* _Task details_
Using the listing below, print the line that contains "s_gpart, res_pref, have_res);" and each line after it, exactly as shown, through the final one.

* _Records for the exercise_
@@ -453,11 +489,18 @@
                     bulk_g2s(ring + (size_t)stage * MK_TILE_BYTES + (size_t)lane * MK_ROW_STRIDE,
                              cp.c.W + (size_t)prow * cp.c.K + (size_t)cp.kc * MK_KT, row_bytes, &full_bar[stage]);
             }
+            const int ph = cp.ph;
             cursor_next(cp, p, s_layers, n_phases);
+            if (tr != nullptr && lane == 0 && (cp.ph != ph || !cp.valid)) {
+                atomicMax(reinterpret_cast<unsigned long long*>(tr + ph * 4 + 2), (unsigned long long)stall);
+                stall = 0;
+            }
         }
         return;
     }
 
+    const bool tracing = tr != nullptr && tid == 0;
+    if (tracing) { tr[n_phases * 4 + 0] = clock64(); tr[n_phases * 4 + 1] = globaltimer_ns(); }
     for (int i = tid; i < B * 64; i += MK_CONS) {
         const int b = i >> 6, f = i & 63;
         const float inv_freq = exp2f(-(2.0f * f / MK_D) * log2f(p.theta));
@@ -488,14 +531,14 @@
     unsigned int bar_target = p.bar_base + gridDim.x;
     grid_sync(p.bar_count, bar_target);
 
-    const bool tracing = p.trace != nullptr && blockIdx.x == 0 && tid == 0;
     const int g = lane >> 2, t4 = lane & 3;
+    unsigned int head_target = p.head_base;
+    const int attn_G = B * p.H <= (int)gridDim.x ? (int)gridDim.x / (B * p.H) : 1;
     uint32_t tile = 0;
 #pragma unroll 1
     for (int ph = 0; ph < n_phases; ++ph) {
-        if (tracing) p.trace[ph * 4 + 0] = clock64();
         if (mk_is_attention(p, ph)) {
-            mk_attention(p, s_layers[ph / 5], tid, lane, warp, s_part, &s_flag, s_cos, s_sin);
+            mk_attention(p, s_layers[ph / 5], tid, lane, warp, s_part, s_cos, s_sin);
         } else {
             const GemvCtx c = mk_phase_ctx(p, s_layers, ph);
             const PhaseIO io = mk_phase_io(p, s_layers, ph);
@@ -505,8 +548,8 @@
                 const int b = tid / c.nu, r = tid - b * c.nu;
                 res_pref = __bfloat162float(__ldcg(io.residual + (size_t)b * io.ld_out + (size_t)c.u_lo + r));
             }
-            mk_prologue<NB>(io, c.K, B, p.eps, tid, lane, warp, xs, s_red, s_rstd, gsm_ok ? gsm : nullptr);
-            if (tracing) p.trace[ph * 4 + 1] = clock64();
+            if (ph % 5 == 2 && ph < 5 * p.L && attn_G > 1) mk_attn_merge<NB>(p, attn_G, B, tid, xs);
+            else mk_prologue<NB>(io, c.K, B, p.eps, tid, lane, warp, xs, s_red, s_rstd, gsm_ok ? gsm : nullptr);
 #pragma unroll 1
             for (int rb = 0; rb < c.nb; ++rb) {
                 float acc[4] = {0.f, 0.f, 0.f, 0.f}, acc2[4] = {0.f, 0.f, 0.f, 0.f};
@@ -534,15 +577,19 @@
                         make_float2(acc[0] + acc2[0], acc[1] + acc2[1]);
             }
             cons_sync();
-            if (tracing) p.trace[ph * 4 + 2] = clock64();
             mk_epilogue<NB>(p, s_layers, ph, c, B, tid, s_gpart, res_pref, have_res);
         }
-        if (tracing) p.trace[ph * 4 + 3] = clock64();
+        if (tracing) tr[ph * 4 + 0] = clock64();
         gsm_ok = gamma_prefetch(ph + 1);
-        bar_target += gridDim.x;
-        grid_sync(p.bar_count, bar_target);
-    }
-    if (tracing) p.trace[n_phases * 4] = clock64();
+        if (mk_is_attention(p, ph)) {
+            head_target += (unsigned int)(B * p.H * attn_G);
+            mk_heads_wait(p.head_count, head_target);
+        } else {
+            bar_target += gridDim.x;
+            grid_sync(p.bar_count, bar_target);
+        }
+        if (tracing) { tr[ph * 4 + 1] = clock64(); tr[ph * 4 + 3] = globaltimer_ns(); }
+    }
 
     if (blockIdx.x < B) {
         const int b = blockIdx.x;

* _Problem solution_
             mk_epilogue<NB>(p, s_layers, ph, c, B, tid, s_gpart, res_pref, have_res);
         }
-        if (tracing) p.trace[ph * 4 + 3] = clock64();
+        if (tracing) tr[ph * 4 + 0] = clock64();
         gsm_ok = gamma_prefetch(ph + 1);
-        bar_target += gridDim.x;
-        grid_sync(p.bar_count, bar_target);
-    }
-    if (tracing) p.trace[n_phases * 4] = clock64();
+        if (mk_is_attention(p, ph)) {
+            head_target += (unsigned int)(B * p.H * attn_G);
+            mk_heads_wait(p.head_count, head_target);
+        } else {
+            bar_target += gridDim.x;
+            grid_sync(p.bar_count, bar_target);
+        }
+        if (tracing) { tr[ph * 4 + 1] = clock64(); tr[ph * 4 + 3] = globaltimer_ns(); }
+    }
 
     if (blockIdx.x < B) {
         const int b = blockIdx.x;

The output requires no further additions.